Wednesday, June 14, 2017

Classical Conditioning

One subject discussed in the book was classical conditioning. This process is also known as Pavlovian conditioning. It involves one stimulus paired with another stimulus to elicit a response. By itself, the one stimulus does not elicit the response. In the Ivan Pavlov example, the dog would salivate when food was present with a pairing of the bell. Eventually, the bell was enough to have the dog salivate. Most psychology students have heard this example since intro. One exciting example is from the show, The Office. In this clip below, the one coworker, Jim, classically conditions the other man, Dwight, using mints and his computer. The computer rebooted and made a bell like noise. After, Jim asked Dwight if he wanted an mint. Jim continues this a few times. Until, Jim's computer reboots and Dwight sticks his hand out like a reflex. Jim questioned him, and Dwight wasn't sure why and his mouth "tasted weird" signaling salivation. In reality, it may take more than a few times to develop the reflex, but the process was successful in the video. That is classical conditioning refresh with a fun video!
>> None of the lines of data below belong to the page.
__device__ inline double det_log(double x) {
    const unsigned long long b = (unsigned long long)__double_as_longlong(x);
// ... 303 lines not shown
    }
    const int idx = (int)R.n_nodes++;
    if (lane == 0) {
        const size_t slot = (size_t)tab * G::ROWP + action;
        T.corder[slot] = (uint8_t)hp.nch;
        T.cidx[slot] = (uint16_t)idx;
        T.cn[slot] = 0u;
        T.cw[slot] = 0.0f;
        T.hdr[parent].nch = (uint16_t)(hp.nch + 1);
        NodeHdr c;
        c.parent = (uint16_t)parent;
        c.table = NONE16;
        c.legal = (uint16_t)(hp.legal - 1);
        c.nch = 0;
        c.action = (uint8_t)action;
        c.status = (uint8_t)status;
        c.turn = (uint8_t)turn;
        c.has_policy = (uint8_t)has_policy;
        c.pad = 0;
        T.hdr[idx] = c;
    }
    if (lane < 2 * G::NW) {
        uint64_t w = bb[0];
#pragma unroll
        for (int i = 1; i < 2 * G::NW; ++i) w = lane == i ? bb[i] : w;
        T.board[(size_t)idx * (2 * G::NW) + lane] = w;
    }
    R.bytes += 24 + 8 * 2 * G::NW;
    hp.table = (uint16_t)tab;
    hp.nch = (uint16_t)(hp.nch + 1);
    return idx;
}

template <int N>
__device__ void apply_noise(const Tree<N>& T, const RoundArgs& A, uint32_t tree_global, float* s_row) {
    using G = Geo<N>;
    const int lane = LANE;
    NodeHdr h0 = T.hdr[0];
    uint64_t bb[2 * G::NW];
#pragma unroll
    for (int i = 0; i < 2 * G::NW; ++i) bb[i] = T.board[i];
#pragma unroll
    for (int j = 0; j < G::IT; ++j) {
        const int a = j * 64 + lane;
        s_row[a] = a < G::HW ? gamma_draw(A.alpha, A.seed, (uint32_t)a, (uint32_t)A.ply, tree_global) : 0.0f;
    }
    __syncthreads();
    const float total = seq_sum(s_row, G::HW);
    __syncthreads();
    const bool ok = total > 0.0f;
    const float inv = ok ? __fdiv_rn(1.0f, total) : 0.0f;
    const float ph = h0.legal ? __fdiv_rn(1.0f, (float)h0.legal) : 0.0f;
#pragma unroll
    for (int j = 0; j < G::IT; ++j) {
        const int a = j * 64 + lane;
        float m = 0.0f;
        if (a < G::HW) {
            const float noise = ok ? s_row[a] * inv : __fdiv_rn(1.0f, (float)G::HW);
            const bool empty = !(((bb[j] | bb[G::NW + j]) >> lane) & 1ULL);
            const float p = h0.has_policy ? T.pol[a] : (empty ? ph : 0.0f);
            m = (1.0f - A.epsilon) * p + A.epsilon * noise;
        }
        s_row[a] = m;
    }
    __syncthreads();
    const float sum = seq_sum(s_row, G::HW);
    const float sum_inv = __fdiv_rn(1.0f, sum);
#pragma unroll
    for (int j = 0; j < G::IT; ++j) {
        const int a = j * 64 + lane;
        T.pol[a] = a < G::HW ? s_row[a] * sum_inv : 0.0f;
    }
    if (lane == 0 && !h0.has_policy) T.hdr[0].has_policy = 1;
    __syncthreads();
}

constexpr int PR_LEVELS = 3;
struct PathRec {
    int tab[PR_LEVELS], act[PR_LEVELS];
    uint32_t n[PR_LEVELS];
    float w[PR_LEVELS];
    int depth;
};
__device__ inline int uni(int v) { return __builtin_amdgcn_readfirstlane(v); }
__device__ inline NodeHdr uni(const NodeHdr& h) {
    uint4 q = __builtin_bit_cast(uint4, h);
    q.x = (uint32_t)uni((int)q.x); q.y = (uint32_t)uni((int)q.y); q.z = (uint32_t)uni((int)q.z); q.w = (uint32_t)uni((int)q.w);
    return __builtin_bit_cast(NodeHdr, q);
}

template <int N, bool REC>
__device__ inline void select_leaf_impl(const Tree<N>& T, NodeHdr& h, int& node, uint32_t& node_n, unsigned long long& path_bytes, PathRec& rec) {
    using G = Geo<N>;
    constexpr int ROWP = G::ROWP;
    const int lane = LANE;
    int lev = 0;
    while (h.nch == h.legal && h.nch != 0) {
        const uint32_t pn = node_n > 1u ? node_n : 1u;
        const float sq = __fsqrt_rn((float)pn);
        const size_t tb = (size_t)h.table * ROWP;
        const float ph = __fdiv_rn(1.0f, (float)h.legal);
        unsigned long long best = 0ULL;
        uint8_t ordv[G::IT];
        uint32_t nv[G::IT];
        uint16_t civ[G::IT];
        float wv[G::IT], pv[G::IT];
#pragma unroll
        for (int j = 0; j < G::IT; ++j) {
            const int a = j * 64 + lane;
            ordv[j] = T.corder[tb + a];
            nv[j] = T.cn[tb + a];
            wv[j] = T.cw[tb + a];
            pv[j] = h.has_policy ? T.pol[(size_t)node * ROWP + a] : ph;
            civ[j] = T.cidx[tb + a];
        }
#pragma unroll
        for (int j = 0; j < G::IT; ++j) {
            const int a = j * 64 + lane;
            const uint8_t ord = ordv[j];
            if (ord != NONE8) {
                const uint32_t n = nv[j];
                const float w = wv[j];
                const float p = pv[j];
                const float q = __fdiv_rn(w, (float)n + F32_EPS);
                const float bias = __fdiv_rn(sq, (float)(1u + n));
                const float score = q + (1.0f * p) * bias;
                const unsigned long long v = ((unsigned long long)total_key_biased(score) << 32) |
                                             ((unsigned long long)ord << 16) | (unsigned long long)a;
                best = v > best ? v : best;
            }
        }
        best = wave_max_u64(best);
        const int a_best = (int)(best & 0xFFFFu);
        path_bytes += 12ull * h.nch;
        {
            uint32_t n_sel = nv[0], c_sel = civ[0];
            float w_sel = wv[0];
#pragma unroll
            for (int j = 1; j < G::IT; ++j) {
                n_sel = (a_best >> 6) == j ? nv[j] : n_sel;
                c_sel = (a_best >> 6) == j ? (uint32_t)civ[j] : c_sel;
                w_sel = (a_best >> 6) == j ? wv[j] : w_sel;
            }
            node_n = (uint32_t)__shfl((int)n_sel, a_best & 63, 64);
            node = __shfl((int)c_sel, a_best & 63, 64);
            if (REC) {
                const float w_best = __shfl(w_sel, a_best & 63, 64);
#pragma unroll
                for (int l = 0; l < PR_LEVELS; ++l)
                    if (l == lev) {
                        rec.tab[l] = uni((int)h.table);
                        rec.act[l] = uni(a_best);
                        rec.n[l] = (uint32_t)uni((int)node_n);
                        rec.w[l] = __builtin_bit_cast(float, uni(__builtin_bit_cast(int, w_best)));
                    }
            }
        }
        h = T.hdr[node];
        lev += 1;
    }
    if (REC) rec.depth = lev;
}
template <int N>
__device__ inline void select_leaf(const Tree<N>& T, NodeHdr& h, int& node, uint32_t& node_n, unsigned long long& path_bytes) {
    PathRec none;
    select_leaf_impl<N, false>(T, h, node, node_n, path_bytes, none);
}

https://www.youtube.com/watch?v=9i2rlymfLbE

1 comment:

  1. Great job!

    Hi Madison,

    You have a supremely wonderful post here! Classical conditioning was discussed in great detail in our book. As you said, it is synonymous to Pavlovian conditioning, but that phrase is used less often than the classical conditioning terminology.

    Thank you for mentioning Ivan Pavlov and the example of the dog. The pairing of the bell with the food involved the dog and this example was used extensively as it described a unique scenario to understand classical conditioning. Thanks for helping me review this topic.

    I enjoyed how you posted a video link. Your post is quite exciting and innovative. Very well done!

    Hope to ready more of your posts and comments. Excellent.